**WHAT IS NEEDED**
Work through the records that follow and return each line containing the word "boundRef".

**DATA FOR THIS TASK**
void streamSection(std::FILE *f, uint64_t bytes, uint8_t *dst) {
    constexpr size_t kChunk = 32u << 20;
    uint8_t *stage[2] = {nullptr, nullptr};
    hipStream_t st;
    HIP_OK(hipStreamCreate(&st));
    hipEvent_t done[2];
    for (int i = 0; i < 2; i++) {
        HIP_OK(hipHostMalloc(reinterpret_cast<void **>(&stage[i]), kChunk, hipHostMallocDefault));
        HIP_OK(hipEventCreate(&done[i]));
    }
    uint64_t pos = 0;
    int cur = 0;
    bool used[2] = {false, false};
    try {
        while (pos < bytes) {
            const size_t n = static_cast<size_t>(std::min<uint64_t>(kChunk, bytes - pos));
            if (used[cur]) HIP_OK(hipEventSynchronize(done[cur]));
            if (std::fread(stage[cur], 1, n, f) != n) throw std::runtime_error("short read while streaming an index section");
            HIP_OK(hipMemcpyAsync(dst + pos, stage[cur], n, hipMemcpyHostToDevice, st));
            HIP_OK(hipEventRecord(done[cur], st));
            used[cur] = true;
            pos += n;
            cur ^= 1;
        }
        HIP_OK(hipStreamSynchronize(st));
    } catch (...) {
        for (int i = 0; i < 2; i++) { (void)hipHostFree(stage[i]); (void)hipEventDestroy(done[i]); }
        (void)hipStreamDestroy(st);
        throw;
    }
    for (int i = 0; i < 2; i++) { (void)hipHostFree(stage[i]); (void)hipEventDestroy(done[i]); }
    (void)hipStreamDestroy(st);
}

void uploadIndex(cf_index &ix, const std::string &base) {
    HostIndex &h = ix.h;
    h.load(base, [&](Section s, std::FILE *f, uint64_t bytes) {
        switch (s) {
            case Section::Sides:
                ix.sides.alloc(bytes + 128);
                streamSection(f, bytes, ix.sides.p);
                break;
            case Section::Ftab:
                ix.ftab.alloc(bytes / 8);
                streamSection(f, bytes, reinterpret_cast<uint8_t *>(ix.ftab.p));
                break;
            case Section::Eftab:
                ix.eftab.alloc(bytes / 8);
                streamSection(f, bytes, reinterpret_cast<uint8_t *>(ix.eftab.p));
                break;
            case Section::SaSample:
                ix.offs.alloc(bytes + 8);
                streamSection(f, bytes, ix.offs.p);
                break;
        }
    });
    const IndexTables t = makeIndexTables(h);
    ix.boundRow.upload(h.boundRow);
    ix.boundRef.upload(h.boundRef);
    ix.boundBits.upload(t.boundBits);
    {
        std::vector<RefInfo> ri(h.uidTid.size() + 1, RefInfo{0, 0, kNone32});
        for (size_t i = 0; i < h.uidTid.size(); i++) ri[i] = RefInfo{h.uidTid[i], t.refTidx[i], t.refPath[i]};
        ix.refInfo.upload(ri);
    }
    ix.paths.upload(t.paths);
    ix.pathTidx.upload(t.pathTidx);

    DIndex &d = ix.d;
    fillIndexScalars(h, t, d);
    d.sides = ix.sides.p; d.ftab = ix.ftab.p; d.eftab = ix.eftab.p;
    d.offs = ix.offs.p; d.walkOffs = ix.offs.p;
    d.boundRow = ix.boundRow.p; d.boundRef = ix.boundRef.p; d.boundBits = ix.boundBits.p;
    d.refInfo = ix.refInfo.p;
    d.paths = ix.paths.p; d.pathTidx = ix.pathTidx.p;
    ix.deviceBytes = ix.sides.bytes() + ix.ftab.bytes() + ix.eftab.bytes() + ix.offs.bytes() + ix.boundRow.bytes() +
                     ix.boundRef.bytes() + ix.boundBits.bytes() + ix.refInfo.bytes() + ix.paths.bytes() + ix.pathTidx.bytes();
}

int envInt(const char *name, int dflt);
int persistentBlocks(const cf_index &ix, uint64_t groups, int blocksPerCU, int lanes);

size_t freeFor(const cf_index &ix) {
    size_t freeB = 0, totalB = 0;
    HIP_OK(hipMemGetInfo(&freeB, &totalB));
    if (ix.opt.hbm_budget_bytes) {
        const uint64_t left = ix.opt.hbm_budget_bytes > ix.deviceBytes ? ix.opt.hbm_budget_bytes - ix.deviceBytes : 0;
        freeB = (size_t)std::min<uint64_t>(freeB, left);
    }
// ... 665 lines not shown
    c->pair_planes_bytes = ix->planes2.bytes(); c->pair_planes = ix->d.planes2 ? 1 : 0;
    c->resolve_bytes = ix->dense.bytes(); c->resolve_rate = ix->denseRate >= 0 ? ix->denseRate : ix->h.g.offRate;
    c->sides_dropped = ix->sidesDropped ? 1 : 0;
    c->file_bytes_dropped = ix->droppedBytes;
    c->small_range_rows = ix->device >= 0 ? (int32_t)ix->d.multiRows : 0;
    c->repeat_fraction = ix->repeatFrac;
    c->plan_realised = !ix->plan.valid ? -1 :
        (ix->d.wideChars == ix->plan.K && (ix->device >= 0 ? ix->d.posRate : -1) == ix->plan.textRate && (ix->d.planes != nullptr) == (ix->plan.planes != 0) &&
         (ix->denseRate >= 0 ? ix->denseRate : ix->h.g.offRate) == ix->plan.resolveRate && (ix->d.planes2 != nullptr) == (ix->plan.pair != 0) &&
         ix->sidesDropped == (ix->plan.dropSides != 0)) ? 1 : 0;
    c->total_bytes = ix->deviceBytes;
    c->build_ms = ix->planesMs + ix->planes2Ms + ix->wideMs + ix->textMs + ix->denseMs;
    const double log4n = n > 1 ? std::log((double)n) / std::log(4.0) : 0.0;
    const int K = c->wide_ftab_chars ? c->wide_ftab_chars : ix->h.g.ftabChars;
    const double calls = 6.5, rows = 1.42;
    const double twoRow = calls * (std::max(0.0, log4n - K) + 1.4);
    const double r = c->text_verify_rate;
    const double single = r < 0 ? 67.6 : 1.5 * (1.0 + ((double)(1u << (int)r) - 1.0)) + 4.0, verify = r < 0 ? 0.0 : 5.0;
    const double walk = rows * (double)(1u << c->resolve_rate);
    c->est_requests_per_100bp_read = twoRow + single + verify + calls + 2.0 + walk;
    return CF_OK;
}

uint64_t cf_index_text_len(const cf_index *ix) { return ix->h.g.len; }
uint64_t cf_index_num_refs(const cf_index *ix) { return ix->h.uid.size(); }
uint64_t cf_index_num_taxa(const cf_index *ix) { return ix->h.taxa.size(); }
uint64_t cf_index_device_bytes(const cf_index *ix) { return ix->deviceBytes; }
int cf_index_compressed(const cf_index *ix) { return ix->h.compressed ? 1 : 0; }
int cf_index_sa_width(const cf_index *ix) { return ix->h.offw ? 4 : 2; }
int cf_index_wide_ftab_chars(const cf_index *ix) { return ix->d.wideChars; }
int cf_index_occ_planes(const cf_index *ix) { return ix->d.planes ? 1 : 0; }
double cf_index_occ_planes_build_ms(const cf_index *ix) { return ix->planesMs; }
int cf_index_text_verify_rate(const cf_index *ix) { return ix->device >= 0 ? ix->d.posRate : -1; }
double cf_index_text_verify_build_ms(const cf_index *ix) { return ix->textMs; }
int cf_index_resolve_rate(const cf_index *ix) { return ix->denseRate >= 0 ? ix->denseRate : ix->h.g.offRate; }
double cf_index_resolve_build_ms(const cf_index *ix) { return ix->denseMs; }
uint32_t cf_index_walk_bound(const cf_index *ix) { return ix->d.posFrag ? ix->d.walkMax : 0u; }
int cf_index_resolve_by_position(const cf_index *ix) { return ix->denseByPos ? 1 : 0; }
const char *cf_index_uid(const cf_index *ix, uint64_t r) { return r < ix->h.uid.size() ? ix->h.uid[r].c_str() : ""; }
uint64_t cf_index_ref_taxid(const cf_index *ix, uint64_t r) { return r < ix->h.uidTid.size() ? ix->h.uidTid[r] : 0; }
uint64_t cf_index_taxon_id(const cf_index *ix, uint64_t i) { return i < ix->h.taxa.size() ? ix->h.taxa[i] : 0; }
const char *cf_format_seqid(const cf_index *ix, uint32_t u, uint64_t t) { return ix->h.formatSeqId(u, t); }
int cf_tax_rank(const cf_index *ix, uint64_t t) { const TaxNode *n = ix->h.findNode(t); return n ? n->rank : 0; }
const char *cf_tax_rank_string(int rank) { return rankString(rank); }
const char *cf_tax_name(const cf_index *ix, uint64_t t) { return ix->h.name(t); }
uint64_t cf_tax_size(const cf_index *ix, uint64_t t) { return ix->h.size(t); }

cf_status cf_params_default(cf_params *p) {
    if (!p) return CF_ERR_ARG;
    std::memset(p, 0, sizeof *p);
    p->khits = 5; p->min_hitlen = 22; p->rank_slot = 0; p->tree_traverse = 1;
    return CF_OK;
}

cf_status cf_classifier_create(cf_index *ix, const cf_params *p, cf_classifier **out) {
    if (!ix || !p || !out || p->khits < 1 || p->min_hitlen < 15 || p->rank_slot < 0 || p->rank_slot > 9) return CF_ERR_ARG;
    *out = nullptr;
    if (ix->device < 0) { g_err = "index was opened host-only"; return CF_ERR_NO_DEVICE; }
    auto cl = std::make_unique<cf_classifier>();
    cf_status st = guard([&] {
        HIP_OK(hipSetDevice(ix->device));
        cl->ix = ix; cl->p = *p;
        cl->hostList.assign(p->host_taxids, p->host_taxids + std::max(0, p->n_host));
        cl->exclList.assign(p->exclude_taxids, p->exclude_taxids + std::max(0, p->n_exclude));
        cl->p.host_taxids = cl->hostList.data(); cl->p.exclude_taxids = cl->exclList.data();
        const ClassifierTables t = makeClassifier(ix->h, cl->p, cl->d);
        if (cl->d.ihits >= 0x7fffffffu) throw ArgError("-k too large");
        if (ix->h.g.len >= (1ull << 40)) throw ArgError("index too large: hit records hold 40-bit rows");
        if (!t.refExcluded.empty()) { cl->refExcluded.upload(t.refExcluded); cl->d.refExcluded = cl->refExcluded.p; }
        if (!t.hostSet.empty()) { cl->hostSet.upload(t.hostSet); cl->d.hostSet = cl->hostSet.p; cl->d.nHostSet = (uint32_t)t.hostSet.size(); }
        cl->counts.alloc(3 * ix->h.taxa.size());
        HIP_OK(hipMemset(cl->counts.p, 0, cl->counts.bytes()));
    });
    if (st == CF_OK) *out = cl.release();
    return st;
}
void cf_classifier_destroy(cf_classifier *c) { delete c; }

uint32_t cf_gen_rand_seed(const uint8_t *seq, const uint8_t *qual, uint64_t len, const char *name, uint64_t nlen,
                          uint32_t seed) {
    uint32_t r = (seed + 101u) * 59u * 61u * 67u * 71u * 73u * 79u * 83u;
    for (uint64_t i = 0; i < len; i++) r ^= (uint32_t)seq[i] << ((i & 15) << 1);
    for (uint64_t i = 0; i < len; i++) r ^= (uint32_t)(qual ? qual[i] : (uint8_t)'I') << ((i & 3) << 3);
    for (uint64_t i = 0; i < nlen; i++) {
        const int p = (int)(signed char)name[i];
        if (p == '/') break;
        r ^= (uint32_t)p << ((i & 3) << 3);
    }
    return r;
}


static void sizeBatch(cf_batch *bt, uint64_t nReads, uint64_t nWords, uint64_t nBases, uint32_t maxLen, int paired) {
    cf_classifier *cl = bt->cl;
    if (paired && (nReads & 1)) throw ArgError("a paired batch needs an even number of reads");
    if (nReads >= 0x7fffffffull) throw ArgError("a batch holds fewer than 2^31 reads");
    if (maxLen > kMaxReadLen) throw ArgError("reads of more than 16,777,213 bases are not supported (24-bit offsets in the hit records)");
    const uint32_t ftc = (uint32_t)std::max(1, cl->ix->h.g.ftabChars);
    bt->nReads = nReads; bt->paired = paired ? 1 : 0; bt->nQueries = paired ? nReads / 2 : nReads; bt->nWords = nWords;
    bt->maxLenHost = maxLen;
    const uint64_t nq = bt->nQueries;
    bt->bases.ensure(nWords + 16); bt->nmask.ensure(nWords + 16);
    bt->rlen.ensure(nReads + 16); bt->seeds.ensure(nReads + 1); bt->woff.ensure(nReads + 1);
    bt->pass.ensure(nReads + 1); bt->hitCap.ensure(nReads + 16);
    bt->slotOf.ensure(nReads + 1); bt->hitBase.ensure(nReads + 1); bt->items.ensure(nReads + 1);
    bt->nhml.ensure(2 * nReads + 1);
    bt->maxScore.ensure(nq + 1); bt->qflag.ensure(nq + 1); bt->qhead.ensure(nq + 1); bt->qRows.ensure(nq + 16); bt->qBase.ensure(nq + 1);
    bt->qplan.ensure((nq + 1) * kInlinePlan); bt->o1tax.ensure((nq + 1) * kFieldRows); bt->o1a.ensure((nq + 1) * kFieldRows); bt->o1b.ensure((nq + 1) * kFieldRows);
    bt->slowPost.ensure(nq + 1); bt->slowScore.ensure(nq + 1);
    if (envInt("CF_EARLY_SCORE", 0)) bt->postDeferred.ensure(nq + 16);
    bt->out.ensure(nq * (uint64_t)cl->d.k + 1); bt->nOut.ensure(nq + 16); bt->score2.ensure(nq + 1); bt->rowFirst.ensure(nq + 1);
    bt->cursor.ensure(4); bt->ops.ensure(1); bt->st.ensure(1);
    bt->tileA.ensure(scan_tiles_for(std::max(nReads, nq)) + 1); bt->tileC.ensure(scan_tiles_for(std::max(nReads, nq)) + 1);
    bt->recWords = searchVersion() != 2 ? 0u : maxLen <= 128 ? 4u : maxLen <= 192 ? 6u : maxLen <= 256 ? 8u : 0u;
    if ((uint64_t)(0.15 * maxLen) + maxLen / (uint64_t)ftc + 3 >= 255) bt->recWords = 0;
    bt->selfRecords = bt->recWords && cl->ix->d.planes && nWords < 0xffffffffull && envInt("CF_SELF_RECORDS", 1);
    if (bt->selfRecords) bt->itemMeta.ensure(8 * nReads + 8);
    bt->revDelta = bt->selfRecords && 2 * nWords + 64 < 0xffffffffull && envInt("CF_REV_WORDS", 1) ? (uint32_t)nWords + 16u : 0u;
    if (bt->revDelta) bt->bases.ensure(2 * (nWords + 16));
    else if (bt->recWords) bt->recs.ensure(2 * nReads * (uint64_t)rec_bytes((int)bt->recWords) + 64);
    uint64_t hitsWant = 2 * ((nBases ? nBases : 32 * nWords) / ftc + 2 * nReads);
    hitsWant += hitsWant / 50 + 4096;
    if (bt->hitsCapLimit) hitsWant = std::min(hitsWant, bt->hitsCapLimit);
    if (bt->hits.n < hitsWant) bt->hits.ensure(hitsWant);
    if (bt->recWords && bt->hits.n > 0xffffffffull) throw ArgError("batch too large: its hit lists need 32-bit offsets, split it");
    uint64_t rowsWant = std::max<uint64_t>(4 * nq, 1u << 16);
    if (bt->plannedPerQuery > 0) rowsWant = std::max<uint64_t>(rowsWant, (uint64_t)((double)nq * bt->plannedPerQuery * 1.15));
    if (const int per = envInt("CF_ROWS_PER_QUERY", 0)) rowsWant = std::max<uint64_t>((uint64_t)per * nq, 1024);
    if (bt->rowsCapLimit) rowsWant = bt->rowsCapLimit;
    if (bt->rowVal.n < rowsWant || bt->rowsCapLimit) { bt->rowVal.ensure(rowsWant); bt->rowRef.ensure(rowsWant); bt->hm.ensure(rowsWant); bt->tc.ensure(rowsWant); }
    bt->outCompact.ensure(nq * (uint64_t)cl->d.k + 1);
    bt->hSt.ensure(1); bt->hOps.ensure(1);
    bt->hNOut.ensure(nq + 1); bt->hScore2.ensure(nq + 1); bt->hMaxScore.ensure(nq + 1);
    if (bt->resultFormat == CF_RESULTS_NARROW) { bt->qinfo.ensure(nq + 16); bt->hQInfo.ensure(nq + 16); }
    bt->rowsSpec = bt->rowsPerQuery > 0 ? (uint64_t)((double)nq * bt->rowsPerQuery * 1.04) + 4096 : nq + nq / 4 + 1024;
    bt->rowsSpec = std::min<uint64_t>(bt->rowsSpec, nq * (uint64_t)cl->d.k);
    bt->hRows.ensure(std::max<uint64_t>(bt->rowsSpec, nq + nq / 4 + 1024));
    if (g_dryBytes) return;
    if (!bt->evInit) { for (auto &e : bt->ev) HIP_OK(hipEventCreate(&e)); HIP_OK(hipEventCreate(&bt->evLate)); HIP_OK(hipEventCreate(&bt->evPostFast)); HIP_OK(hipEventCreate(&bt->evPost)); bt->evInit = true; }
    if (!bt->tail && (envInt("CF_TAIL_STREAM", 0) || envInt("CF_EARLY_SCORE", 0))) HIP_OK(hipStreamCreateWithFlags(&bt->tail, hipStreamNonBlocking));
}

**RESULT**
    ix.boundRef.upload(h.boundRef);
    d.boundRow = ix.boundRow.p; d.boundRef = ix.boundRef.p; d.boundBits = ix.boundBits.p;
                     ix.boundRef.bytes() + ix.boundBits.bytes() + ix.refInfo.bytes() + ix.paths.bytes() + ix.pathTidx.bytes();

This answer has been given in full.